This award supports research in LIGO instrumentation and data analysis and it addresses the priority areas of NSF's "Windows on the Universe" Big Idea. Gravitational waves (GW) have been directly detected in 2015. So far, two different types of sources have been detected, viz. binary black holes and binary neutron stars. However, there is a wide repertoire of potential sources yet to be detected. The third generation of GW detectors are also in the offing. To address these new challenges in the next decade, this award supports experimental innovations and novel detector characterization and data analysis techniques to further enhance probability of detection of new sources and further extend the GW visibility field. Core collapse supernovae (CCSN) are one of such highly anticipated yet equally challenging sources. The science payoffs from such a detection will be huge, but it dares to elude us because of the low occurrence rates and weak signal strengths. The award will implement a new technique that, based on recent studies, is expected to enhance the detection sensitivity of CCSN. At the same time, further data quality studies will be conducted to study and mitigate noise generated by turbulent airflow. On the instrumental side, research will be conducted to calculate the length response from the advanced LIGO detectors to better understand the high frequency response. While this research will reflect on fundamental understanding of a wide variety of issues, it will also be a great opportunity to train the undergraduate and graduate students in GW research and strengthen STEM workforce. The algorithms and numerical models that will be developed during this study will have a broader application beyond the GW data analysis.

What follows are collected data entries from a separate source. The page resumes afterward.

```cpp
#ifndef HIPAC_BLK16_AHEAD
#define HIPAC_BLK16_AHEAD 1
#endif

template <typename T, int NP, int PITCH>
__device__ __forceinline__ void c64_strip16_mfma(const typename Elem<T>::frag (&wreg)[9][2][2], const int (&lb)[NP][3],
                                                 const float* __restrict__ bl, f32x4 (&acc)[2 * NP][2]) {
  using frag = typename Elem<T>::frag;
  constexpr int NR = 2 * NP;
#pragma unroll
  for (int t = 0; t < 2; ++t) {
    const f32x4 b = *reinterpret_cast<const f32x4*>(bl + 16 * t);
#pragma unroll
    for (int i = 0; i < NR; ++i) acc[i][t] = b;
  }
  asm volatile("s_waitcnt lgkmcnt(0)" ::: "memory");
  constexpr int AH = HIPAC_BLK16_AHEAD;
  frag fr[AH + 1][NR];
  auto rd = [&](auto S, auto I) {
    constexpr int s = decltype(S)::value, i = decltype(I)::value;
    constexpr int tap = s >> 1, kk = s & 1, kh = tap / 3, kw = tap % 3;
    lds_read16<((i & 1) + kh) * PITCH>(fr[s % (AH + 1)][i], (unsigned)(lb[i >> 1][kw] ^ (kk << 6)));
  };
  __builtin_amdgcn_s_setprio(1);
  static_for<AH>([&](auto S) { static_for<NR>([&](auto I) { rd(S, I); }); });
  static_for<18>([&](auto S) {
    constexpr int s = decltype(S)::value, tap = s >> 1, kk = s & 1;
    static_for<NR>([&](auto I) {
      constexpr int i = decltype(I)::value;
      if constexpr (s + AH < 18) rd(std::integral_constant<int, s + AH>{}, I);
      constexpr int full = (18 - 1 - s < AH - 1 ? 18 - 1 - s : AH - 1);
      wait_lgkmcnt<(NR - 1 - i) + full * NR + (s + AH < 18 ? i + 1 : 0)>();
      Asm16<T>::mfma(acc[i][0], wreg[tap][kk][0], fr[s % (AH + 1)][i]);
      Asm16<T>::mfma(acc[i][1], wreg[tap][kk][1], fr[s % (AH + 1)][i]);
    });
  });
  __builtin_amdgcn_s_setprio(0);
  asm volatile("s_nop 7\n\ts_nop 7\n\ts_nop 3" ::: "memory");
}

template <typename T>
__global__ __launch_bounds__(512, 2) void block16_c64_kernel(const T* __restrict__ in, const T* __restrict__ w1,
                                                             const float* __restrict__ b1, const T* __restrict__ w2,
                                                             const float* __restrict__ b2, T* __restrict__ out,
                                                             int n_img) {
  using E = Elem<T>;
  using frag = typename E::frag;
  using vec4 = typename E::vec4;
  constexpr int H = 56, W = 56, C = 64, RING = kBlkRing, XP = kBlkXPitch, IP = kBlkIPitch;
  __shared__ __attribute__((aligned(1024))) unsigned char smem[kBlkXBytes + kBlkIBytes + kBlkRsBytes + 512];
  unsigned char* const Xr = smem;
  unsigned char* const Ir = smem + kBlkXBytes;
  float* const Bl = reinterpret_cast<float*>(smem + kBlkXBytes + kBlkIBytes + kBlkRsBytes);

  const int tid = threadIdx.x, lane = tid & 63;
  const int wave = __builtin_amdgcn_readfirstlane(tid >> 6);
  const int team = wave >> 2, tw = wave & 3, nh = tw & 1, mh = tw >> 1;
  const int n16 = lane & 15, g = lane >> 4;
  const int lx = n16 < 4 ? 2 * n16 : (n16 < 12 ? 2 * n16 - 7 : 2 * n16 - 16);
  unsigned char* const Rw = smem + kBlkXBytes + kBlkIBytes + (mh == 0 ? nh * 6144 : 2 * 6144 + nh * 4096);

  if (tid < 64) Bl[tid] = b1[tid];
  else if (tid < 128) Bl[tid] = b2[tid - 64];

  const int xcd = blockIdx.x & 7, slot = blockIdx.x >> 3, nslots = gridDim.x >> 3;
  const int n_x = n_img > xcd ? (n_img - xcd + 7) >> 3 : 0;
  const int nst = 4 * n_x;
  const int ns = nst > slot ? (nst - slot + nslots - 1) / nslots : 0;
  if (ns == 0) return;

  frag wreg[9][2][2];
  {
    const char* wb = reinterpret_cast<const char*>(team ? w2 : w1) + (size_t)(nh * 32 + n16) * (9 * C * 2) + 16 * g;
#pragma unroll
    for (int tap = 0; tap < 9; ++tap)
#pragma unroll
      for (int kk = 0; kk < 2; ++kk)
#pragma unroll
        for (int t = 0; t < 2; ++t) wreg[tap][kk][t] = *reinterpret_cast<const frag*>(wb + t * 16 * (9 * C * 2) + tap * 128 + kk * 64);
  }

  const rsrc_t x_rsrc = make_rsrc(in, n_img * (H * W * C * 2));

  constexpr int NKP = 5;
  int relo[NKP];
#pragma unroll
  for (int kp = 0; kp < NKP; ++kp) {
    const int q = 8 * (tw + 4 * kp) + (lane >> 3);
    const int rr = (q * 3641) >> 16;
    const int j = q - 18 * rr;
    const int c = (lane & 7) ^ ((j >> 1) & 7);
    relo[kp] = (((rr * W + j) << 7) + (c << 4)) | (j < 2 ? 1 : 0) | (j >= 16 ? 2 : 0) | (rr == 0 ? 4 : 0) | (rr >= 1 ? 8 : 0);
  }
  auto x_rows = [&](int img, int x0, int L0, int rb, int np, int rowmask) {
    const int sb = ((img * H + L0 - 1) * W + x0 - 2) << 7;
    const int smask = (x0 == 0 ? 1 : 0) | (x0 == 42 ? 2 : 0) | rowmask;
    static_for<NKP>([&](auto KP) {
      constexpr int kp = decltype(KP)::value;
      const int p = tw + 4 * kp;
      if (p < np) {
        asm volatile("" : "+v"(relo[kp]));
        const int off = (relo[kp] & smask) ? (int)0x80000000 : (relo[kp] & ~15) + sb;
        buffer_load_lds16(x_rsrc, Xr + rb * XP + p * 1024, off, 0);
      }
    });
  };
  auto x_group = [&](int img, int x0, int gq) {
    const int rb = 8 * gq >= RING ? 8 * gq - RING : 8 * gq;
    x_rows(img, x0, 8 * gq, rb, gq == 7 ? 5 : 18, gq == 0 ? 4 : (gq == 7 ? 8 : 0));
    if (gq == 3) x_rows(img, x0, RING, 0, 5, 0);
  };
  auto strip_img = [&](int k) { return (((slot + k * nslots) >> 2) << 3) + xcd; };
  auto strip_x0 = [&](int k) { return ((slot + k * nslots) & 3) * 14; };

  const int lds_base = (int)(unsigned)(size_t)(__attribute__((address_space(3))) unsigned char*)smem;
  int la[3];
#pragma unroll
  for (int kw = 0; kw < 3; ++kw) {
    const int j = lx + kw;
    la[kw] = (j << 7) + (((((j >> 1) & 7)) ^ g) << 4) + (team ? kBlkXBytes : 0) + lds_base;
  }
  const int iw_lane = (lx << 7) + ((g & 1) << 3);
  const int iw_pos = ((nh << 2) + (g >> 1)) ^ ((lx >> 1) & 7);
  const float* const bl = Bl + team * 64 + nh * 32 + 4 * g;

#pragma unroll
  for (int tap = 0; tap < 9; ++tap)
#pragma unroll
    for (int kk = 0; kk < 2; ++kk)
#pragma unroll
      for (int t = 0; t < 2; ++t) asm volatile("" ::"v"(wreg[tap][kk][t]));
  if (team == 0) {
    x_group(strip_img(0), strip_x0(0), 0);
    x_group(strip_img(0), strip_x0(0), 1);
    wait_vmcnt<0>();
  }
  asm volatile("s_waitcnt lgkmcnt(0)" ::: "memory");
  __builtin_amdgcn_s_barrier();

  const int n_steps = 7 * ns;
  f32x4 acc[4][2];
  int pend_n = 0, pend_y = 0;
  const int rs_px = lane >> 2;
  const int rs_off = (((rs_px < 14 ? rs_px : 13)) * C + nh * 32 + 8 * ((lane & 3) ^ ((rs_px >> 2) & 3))) * 2;
  auto fetch_resid = [&](int pix0, int y0, int sl) {
    const int sb = (pix0 + y0 * W) << 7;
#pragma unroll
    for (int rho = 0; rho < 2; ++rho) buffer_load_lds16(x_rsrc, Rw + sl * 2048 + rho * 1024, rs_off + rho * (W * C * 2), sb);
  };
  const int rs_rd = lx * 64 + 8 * (g & 1);
  const int rs_sw = (lx >> 2) & 3;
  const int out_lane = (lx * C + nh * 32 + 16 * (g & 1) + 8 * (g >> 1)) * 2;
  auto epilogue_b = [&](auto A0, int pix0, int y0, int sl) {
    constexpr int a0 = decltype(A0)::value;
#pragma unroll
    for (int rho = 0; rho < 2; ++rho) {
      unsigned P[2][2];
#pragma unroll
      for (int t = 0; t < 2; ++t) {
        const vec4 rv = *reinterpret_cast<const vec4*>(Rw + sl * 2048 + rho * 1024 + rs_rd + (((2 * t + (g >> 1)) ^ rs_sw) << 4));
        const f32x4& a = acc[a0 + rho][t];
        P[t][0] = relu_pk(PackPair<T>::pack_rn(a[0] + (float)rv[0], a[1] + (float)rv[1]));
        P[t][1] = relu_pk(PackPair<T>::pack_rn(a[2] + (float)rv[2], a[3] + (float)rv[3]));
      }
      permlane16_swap(P[0][0], P[1][0]);
      permlane16_swap(P[0][1], P[1][1]);
      char* const dst = reinterpret_cast<char*>(out) + ((size_t)(unsigned)(pix0 + (y0 + rho) * W) << 7) + out_lane;
      if (lx < 14) store16_out(dst, u32x4{P[0][0], P[0][1], P[1][0], P[1][1]});
    }
  };
  int pend_pix = 0, pend_sl = 0;
  auto flush_b = [&]() {
    if (pend_n) {
      wait_vmcnt<0>();
      epilogue_b(std::integral_constant<int, 0>{}, pend_pix, pend_y, pend_sl);
      if (pend_n == 2) epilogue_b(std::integral_constant<int, 2>{}, pend_pix, pend_y + 2, pend_sl + 1);
      pend_n = 0;
    }
  };
  auto step_barrier = [&]() {
    asm volatile("s_waitcnt lgkmcnt(0)" ::: "memory");
    __builtin_amdgcn_s_barrier();
  };
  if (team == 0) {
    for (int G = 0; G <= n_steps; ++G) {
      if (G < n_steps) {
        const int k = G / 7, m = G - 7 * k;
        const int img = strip_img(k), x0 = strip_x0(k);
        if (m <= 4) x_group(img, x0, m + 2);
        else if (m == 5) {
          x_group(img, x0, 7);
          if (k + 1 < ns) x_group(strip_img(k + 1), strip_x0(k + 1), 0);
        } else if (k + 1 < ns) x_group(strip_img(k + 1), strip_x0(k + 1), 1);
        if (m == 0 || m == 6)
          *reinterpret_cast<u32x2*>(Ir + (m == 0 ? 0 : 27) * IP + tw * 512 + lane * 8) = u32x2{0u, 0u};
        const int y0a = 8 * m + 4 * mh;
        int lb[2][3];
#pragma unroll
        for (int p = 0; p < 2; ++p) {
          const int y0 = y0a + 2 * p;
          const int wbase = (y0 >= RING ? y0 - RING : y0) * XP;
#pragma unroll
          for (int kw = 0; kw < 3; ++kw) lb[p][kw] = la[kw] + wbase;
        }
        c64_strip16_mfma<T, 2, XP>(wreg, lb, bl, acc);
        const bool col_ok = !((x0 == 0 && lx == 0) || (x0 == 42 && lx == 15));
#pragma unroll
        for (int i = 0; i < 4; ++i) {
          const int Lr = y0a + i + 1;
          const bool twice = Lr == RING || Lr == RING + 1;
          unsigned char* const dst = Ir + (Lr >= RING ? Lr - RING : Lr) * IP + iw_lane;
          unsigned char* const dst2 = Ir + Lr * IP + iw_lane;
#pragma unroll
          for (int t = 0; t < 2; ++t) {
            u32x2 pk;
            pk[0] = relu_pk(PackPair<T>::pack_rn(acc[i][t][0], acc[i][t][1]));
            pk[1] = relu_pk(PackPair<T>::pack_rn(acc[i][t][2], acc[i][t][3]));
            if (!col_ok) pk = u32x2{0u, 0u};
            *reinterpret_cast<u32x2*>(dst + ((iw_pos ^ (2 * t)) << 4)) = pk;
            if (twice) *reinterpret_cast<u32x2*>(dst2 + ((iw_pos ^ (2 * t)) << 4)) = pk;
          }
        }
      }
      wait_vmcnt<0>();
      step_barrier();
    }
  } else {
    for (int G = 0; G <= n_steps; ++G) {
      flush_b();
      if (G >= 1) {
        const int k = (G - 1) / 7, mp = G - 7 * k;
        int yp = 8 * mp - 10 + 4 * mh, ys = -1;
        bool has_pair = true;
        if (mp == 1) {
          if (mh == 0) yp = 0;
          else has_pair = false, ys = 4;
        } else if (mp == 7) {
          if (mh == 0) yp = 46, ys = 50;
          else yp = 52;
        }
        const int pix0 = strip_img(k) * (H * W) + strip_x0(k);
        if (has_pair) {
          fetch_resid(pix0, yp, 0);
          fetch_resid(pix0, yp + 2, 1);
        }
        if (ys >= 0) fetch_resid(pix0, ys, has_pair ? 2 : 0);
        pend_pix = pix0;
        if (has_pair) {
          int lb[2][3];
#pragma unroll
          for (int p = 0; p < 2; ++p) {
            const int y0 = yp + 2 * p;
            const int wbase = (y0 >= RING ? y0 - RING : y0) * IP;
#pragma unroll
            for (int kw = 0; kw < 3; ++kw) lb[p][kw] = la[kw] + wbase;
          }
          c64_strip16_mfma<T, 2, IP>(wreg, lb, bl, acc);
          pend_n = 2, pend_y = yp, pend_sl = 0;
        }
        if (ys >= 0) {
          flush_b();
          int lb[1][3];
          const int wbase = (ys >= RING ? ys - RING : ys) * IP;
#pragma unroll
          for (int kw = 0; kw < 3; ++kw) lb[0][kw] = la[kw] + wbase;
          f32x4(&acc1)[2][2] = reinterpret_cast<f32x4(&)[2][2]>(acc[0]);
          c64_strip16_mfma<T, 1, IP>(wreg, lb, bl, acc1);
          pend_n = 1, pend_y = ys, pend_sl = has_pair ? 2 : 0;
        }
      }
      step_barrier();
    }
    flush_b();
  }
}

}
```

With the upcoming O3 run of the LIGO detectors, it is anticipated the detection of other types of sources and even unknown ones. With the goal of significantly increasing the science reach of the advanced detectors, the UTRGV team will work on projects in the following major areas. 1. Noise characterization: the development of a numerical model to generate realistic finely-sampled temperature fields and run a full hydrodynamic simulation, to determine the frequency distribution of turbulent vortices, and to see how turbulent airflow acts back on the temperature field. 2. Instrumentation research: studies of the aLIGO interferometer configuration in the interferometer model, and evaluating the residual uncertainties at high frequencies. 3. Efficient methods for GW emission from core collapse supernovae: development and application of innovative data analysis algorithms geared towards enhancement of efficiency in detecting weak unmodeled GW signals from core collapse supernovae burst sources. A data pre-processing method (called "TSD"), derived from the Harmonic Regeneration Noise Reduction (HRNR) technique, will be integrated with existing network analysis pipelines to boost their sensitivity to post-core-bounce-phase supernova signals, followed by characterization of performance enhancement and waveform reconstruction for such signals injected in observation-run data.
This award reflects NSF's statutory mission and has been deemed worthy of support through evaluation using the Foundation's intellectual merit and broader impacts review criteria.